Gene-splicing: court tosses issue to public
In ruling that a "man-made" microbe is patentable, the US Supreme Court has resolved a narrow legal question and issued an awesome challenge. The people of the United States, through their elected representatives and legislative bodies, must decide the extent to which they believe humans should seek to manipulate organic life at its fundamental level and under what restraints this should be done. The courts cannot make that decision for them.
This is the overriding significance of the ruling. The finding that existing patent law protects artificially tailored microorganisms is of secondary importance. Congress can change the law at any time.And even if the court had denied patent rights, companies could protect their novel microbes as trade secrets while patenting the processes in which they are used. This latter patent right never was contested.
However, those who believe that genetic engineering -- redesigning the genetic makeup of living organisms -- raises profound moral and social issues had hoped that the court would pronounce on these issues in making its decision. This the court has pointedly declined to do.
Chief Justice Warren E. Burger, in writing the majority decision, noted that some of the briefs submitted to the court " . . . present a gruesome parade of horribles. Scientists, among them Nobel laureates, are quoted suggesting that genetic research may pose a serious threat to the human race." However, he added , "The grant or denial of patents on microorganisms is not likely to put an end to genetic research or to its attendant risks. Legislative or judicial fiat as to patentability will not deter the scientific mind from probing into the unknown. . . ."
Then, directly addressing the question of how social policy should be made, he wrote: "What is more important is that we are without competence to entertain these arguments -- either to brush them aside as fantasies generated by fear of the unknown, or to act on them. The choice we are urged to make is a matter of high policy for resolution within the legislative process after the kind of investigation, examination, and study that legislative bodies can provide and courts cannot. Whatever their validity, the contentions now pressed on us should be addressed to the political branches of the government, the Congress and the executive, and not to the courts."

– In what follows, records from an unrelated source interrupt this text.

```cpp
namespace rtw {
namespace {
inline float half_value(uint16_t x) { _Float16 v; std::memcpy(&v, &x, 2); return (float)v; }
inline void host_sphere(const RtwSphere &s, uint32_t idx, const float o[3], const float d[3], float tm, float a, float mint, float maxt, int32_t &best, float &best_t) {
    float oc[3];
    for (int k = 0; k < 3; k++) oc[k] = o[k] - (s.center[k] + s.velocity[k] * tm);
    const float b = oc[0] * d[0] + oc[1] * d[1] + oc[2] * d[2], c = (oc[0] * oc[0] + oc[1] * oc[1] + oc[2] * oc[2]) - s.radius * s.radius;
    const float disc = b * b - a * c;
    if (!(disc >= 0.0f)) return;
    const float sq = std::sqrt(disc);
    float x = (-b - sq) / a;
    if (x < mint || x > maxt) x = (-b + sq) / a;
    if (x < mint || x > maxt) return;
    if (best < 0 || x < best_t || (x == best_t && (int32_t)idx < best)) { best = (int32_t)idx; best_t = x; }
}
}

HostHit bvh_closest_host(const BvhBuild &bb, const RtwSphere *spheres, uint32_t n, const float o[3], const float d[3], float tm,
                         float mint, float maxt, bool use_tree, std::string *ops) {
    HostHit h; h.sphere = -1; h.t = maxt; h.node_visits = h.leaf_tests = 0;
    const float a = d[0] * d[0] + d[1] * d[1] + d[2] * d[2];
    if (!use_tree) { for (uint32_t i = 0; i < n; i++) host_sphere(spheres[i], i, o, d, tm, a, mint, maxt, h.sphere, h.t); return h; }
    for (uint32_t i : bb.big) host_sphere(spheres[i], i, o, d, tm, a, mint, maxt, h.sphere, h.t);
    if (bb.root == std::numeric_limits<int32_t>::min()) return h;
    const float M = (std::fabs(o[0] - bb.centre[0]) + std::fabs(o[1] - bb.centre[1]) + std::fabs(o[2] - bb.centre[2])) * 1.0001f + bb.centre_radius;
    const float q = (M * M + bb.r_max * bb.r_max) * 1.4305115e-6f;
    const float sq_q = std::sqrt(q) * 1.0001f;
    float rho = std::fmin(q * (bb.r_min > 0.0f ? 1.0f / (2.0f * bb.r_min) : FLT_MAX), sq_q);
    rho = rho * 1.0001f + 4.8e-7f * (std::fabs(o[0]) + std::fabs(o[1]) + std::fabs(o[2]) + bb.abs_max);
    const float tau = sq_q * 1.0002f / std::sqrt(a) + 1e-30f;
    float inv[3], kp[3], km[3];
    for (int k = 0; k < 3; k++) {
        inv[k] = std::fabs(d[k]) >= 1e-20f ? 1.0f / d[k] : std::copysign(1e20f, d[k]);
        kp[k] = -(o[k] + rho) * inv[k]; km[k] = -(o[k] - rho) * inv[k];
    }
    const float lo_lim = mint - tau;
    const bool f16 = !bb.nodes16.empty();
    std::vector<int32_t> stack; stack.reserve(RTW_BVH_STACK + 2);
    int32_t node = bb.root;
    for (;;) {
        if (node >= 0) {
            h.node_visits++; if (ops) ops->push_back('N');
            const BvhNode &nd = bb.nodes[(size_t)node];
            float e[2], x[2];
            for (int c = 0; c < 2; c++) {
                e[c] = -FLT_MAX; x[c] = FLT_MAX;
                for (int k = 0; k < 3; k++) {
                    const float lo = f16 ? half_value(bb.nodes16[(size_t)node].plane[c][k][0]) : (c ? nd.lo1[k] : nd.lo0[k]);
                    const float hi = f16 ? half_value(bb.nodes16[(size_t)node].plane[c][k][1]) : (c ? nd.hi1[k] : nd.hi0[k]);
                    const float t1 = std::fma(lo, inv[k], kp[k]), t2 = std::fma(hi, inv[k], km[k]);
                    e[c] = std::fmax(e[c], std::fmin(t1, t2)); x[c] = std::fmin(x[c], std::fmax(t1, t2));
                }
            }
            const float hi_lim = h.t + tau;
            const float m0 = std::fmax(e[0], lo_lim), m1 = std::fmax(e[1], lo_lim);
            const bool h0 = m0 <= std::fmin(x[0], hi_lim), h1 = m1 <= std::fmin(x[1], hi_lim);
            if (h0 && h1) { const bool near0 = m0 <= m1; stack.push_back(near0 ? nd.c1 : nd.c0); node = near0 ? nd.c0 : nd.c1; continue; }
            if (h0 || h1) { node = h0 ? nd.c0 : nd.c1; continue; }
        } else {
            h.leaf_tests++; if (ops) ops->push_back('L');
            const uint32_t s = (uint32_t)~node;
            if (s < n) host_sphere(spheres[s], s, o, d, tm, a, mint, maxt, h.sphere, h.t);
        }
        if (stack.empty()) break;
        node = stack.back(); stack.pop_back();
    }
    return h;
}
}

extern "C" int rtw_bvh_dump(const RtwScene *sc, float t_begin, float t_end, void *nodes, uint32_t node_cap, uint32_t *n_nodes, int32_t *root,
                            uint32_t *depth, uint32_t *depth_cap, uint32_t *big, uint32_t big_cap, uint32_t *n_big, uint16_t *nodes16) {
    using namespace rtw;
    if (!sc || (sc->n_spheres && !sc->spheres)) return RTW_E_INVALID;
    BvhBuild b;
    build_bvh(sc->spheres, sc->n_spheres, t_begin, t_end, b);
    if (n_nodes) *n_nodes = (uint32_t)b.nodes.size();
    if (root) *root = b.root;
// ... 213 lines not shown
```

raytracing-in-a-weekend_amd/csrc/rtw_kernels.hip:

```cpp
#include "rtw_kernels.h"
#include "rtw_mesh.h"
#include <type_traits>

#ifndef RTW_MAX_TRIPS
#define RTW_MAX_TRIPS 0x30000000u
#endif

namespace rtw {


constexpr bool gradient_spec(int spec) { return spec >= 1 && spec <= 3; }
constexpr bool generic_spec(int spec) { return spec == 0 || spec == 7 || spec == 8 || spec == 9 || spec == 10 || spec == 11 || spec == 12; }
constexpr bool light_spec(int spec) { return spec == 9 || spec == 10 || spec == 11; }
constexpr int mixed_spec(int spec) { return spec == 10 ? 1 : spec == 11 ? 2 : 0; }
constexpr bool quat_spec(int spec) { return spec == 11; }
constexpr bool noise_spec(int spec) { return spec == 7; }
constexpr bool tri_spec(int spec) { return spec == 8 || spec == 12; }
constexpr bool mesh_spec(int spec) { return spec == 12; }
template <int SPEC> __device__ __forceinline__ uint32_t integ(const KArgs &A) {
    return (SPEC == 5 || SPEC == 12) ? (uint32_t)RTW_INTEGRATOR_RUST2 : SPEC == 4 ? (uint32_t)RTW_INTEGRATOR_BG_COLOR : !generic_spec(SPEC) ? (uint32_t)RTW_INTEGRATOR_GRADIENT : A.integrator;
}
template <int SPEC> __device__ __forceinline__ uint32_t samp(const KArgs &A) {
    return SPEC == 6 ? (uint32_t)RTW_SAMPLER_STRATIFIED : SPEC == 5 ? (uint32_t)RTW_SAMPLER_CENTRES : !generic_spec(SPEC) ? (uint32_t)RTW_SAMPLER_ROW : A.sampler;
}
// ... 592 lines not shown
            if (MOVING) { w0 = vel[s + 4]; w1 = vel[s + 5]; w2 = vel[s + 6]; w3 = vel[s + 7]; }
        }
        test(g0, v0, s); test(g1, v1, s + 1); test(g2, v2, s + 2); test(g3, v3, s + 3);
    }
    for (; s < n; ++s) test(geom[s], MOVING ? vel[s] : zero, s);
}

#ifndef RTW_GEOM_BRUTE_WAVES
#define RTW_GEOM_BRUTE_WAVES 4
#endif
template <bool MOVING, int SPEC, bool GEOM>
__global__ __launch_bounds__(RTW_BLOCK, GEOM ? RTW_GEOM_BRUTE_WAVES : 1) void render_brute(const KArgs A) {
    bool dead = false, have = false, newpath = false;
    Pixel px; px.ij = px.rng_base = px.s = px.slot = 0;
    Reserve rs; rs.next = rs.end = rs.limit = rs.i0 = rs.k0 = rs.s0 = rs.s1 = rs.slot0 = rs.tries = 0; rs.sub = blockIdx.x & ((1u << A.sub_shift) - 1u);
#ifdef RTW_ENDTIMES
    rs.t_dry = 0ull;
#endif
    Path pt; pt.o = pt.d = pt.L = mk(0, 0, 0); pt.thr = mk(1, 1, 1); pt.tm = 0; pt.k = 0; pt.poison = false; pt.rng.state = 0; pt.rng.inc = 1;
    uint32_t n_seg = 0, n_rays = 0, n_isph = 0, n_quad = 0;
    uint32_t trips = 0; bool aborted = false;
    if constexpr (tri_spec(SPEC)) tri_nodes_begin(A);

    for (;;) {
        if (fetch_pixel(A, !have && !dead, px, dead, rs)) { have = true; newpath = true; }
        if (ballot64(!dead) == 0ull) break;
        if (++trips > RTW_MAX_TRIPS) { aborted = true; break; }
        if (have && newpath) { newpath = false; start_path<SPEC>(A, px, pt); n_rays++; }
        if (have) {
            bool finished;
            if (light_spec(SPEC) ? (A.depth == 0 && (mixed_spec(SPEC) ? A.integrator != RTW_INTEGRATOR_LIGHT_CAST : A.integrator == RTW_INTEGRATOR_LIGHT_BIASED))
                                 : (generic_spec(SPEC) && A.depth == 0 && A.integrator != RTW_INTEGRATOR_NORMAL)) {
                pt.L = (light_spec(SPEC) || A.integrator == RTW_INTEGRATOR_RUST2) ? ld3(A.bg) : mk(0, 0, 0); finished = true;
            } else {
                int best; float best_t;
                closest_brute<MOVING>(A.sc, pt.o, pt.d, pt.tm, A.mint, A.maxt, best, best_t);
                n_seg++;
                if constexpr (light_spec(SPEC)) finished = light_step_brute<MOVING, GEOM, mixed_spec(SPEC), quat_spec(SPEC)>(A, pt, best, best_t, n_seg, n_isph, n_quad);
                else finished = GEOM ? shade_geom<MOVING, SPEC>(A, pt, best, best_t, n_isph, n_quad) : shade<MOVING, SPEC>(A, pt, best, best_t);
            }
            if (finished) {
                if (finish_path<SPEC>(A, px, pt)) have = false;
                else newpath = true;
            }
        }
    }
    if constexpr (tri_spec(SPEC)) tri_nodes_end(A);
    flush_counters(A, n_seg, n_rays, (unsigned long long)n_seg * A.sc.n + n_isph, 0);
    if (GEOM) flush_quads(A, n_quad);
    if (aborted && (threadIdx.x & 63u) == 0) atomicAdd(&A.stats[23], 1ull);
}
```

Even the dissenters to the narrow 5-to-4 decision agreed on this fundamental point. Their objection was to the interpretation of existing patent law as protecting microorganisms. In the dissenting opinion written on behalf of himself and of Justices Byron R. White, Thurgood Marshall, and Lewis F. Powell Jr., Justice William J. Brennan Jr., acknowledged, "I agree with the court that the question before us is a narrow one."
The decision specifically clears the way for a patent to be granted on an oil-eating bacterium developed by Ananda Chakrabarty, now at the University of Illinois, while working for the General Electric Company. Strictly speaking, the bacterium is not a product of "genetic engineering." Dr. Chakrabarty used techniques based on conventional microbial crossbreeding rather than the gene-splicing involved in directly altering an organism's genetic instructions. Nevertheless, the decision opens the way for granting patents to products of gene-splicing as well. There are many dozens of such patent applications pending.
Exponents of the new biotechnology industry, which plans to use microbes to make many valuable chemicals, hailed the decision as removing a roadblock. But, as Leslie Glick, president of Genex Corporation in Rockville, Md., noted in a comment typical of the prevailing industry attitude: "I don't think it will make much difference." The industry, he said, would have gone ahead with its development anyway.
On the other hand, a Washington public interest group, the Peoples Business Commission, which has identified itself with the larger social issues, commented that "the Brave New World that Aldous Huxley warned of is now here." The group had argued: "To justify patenting living organisms, those who seek patents must argue that life has no 'vital' or sacred property; that all of life's properties can ultimately be reduced to the 'physico-chemical.'"
These basic issues as to what concept of life a society upholds and to what extent humans should manipulate life forms now must be decided by society as a whole.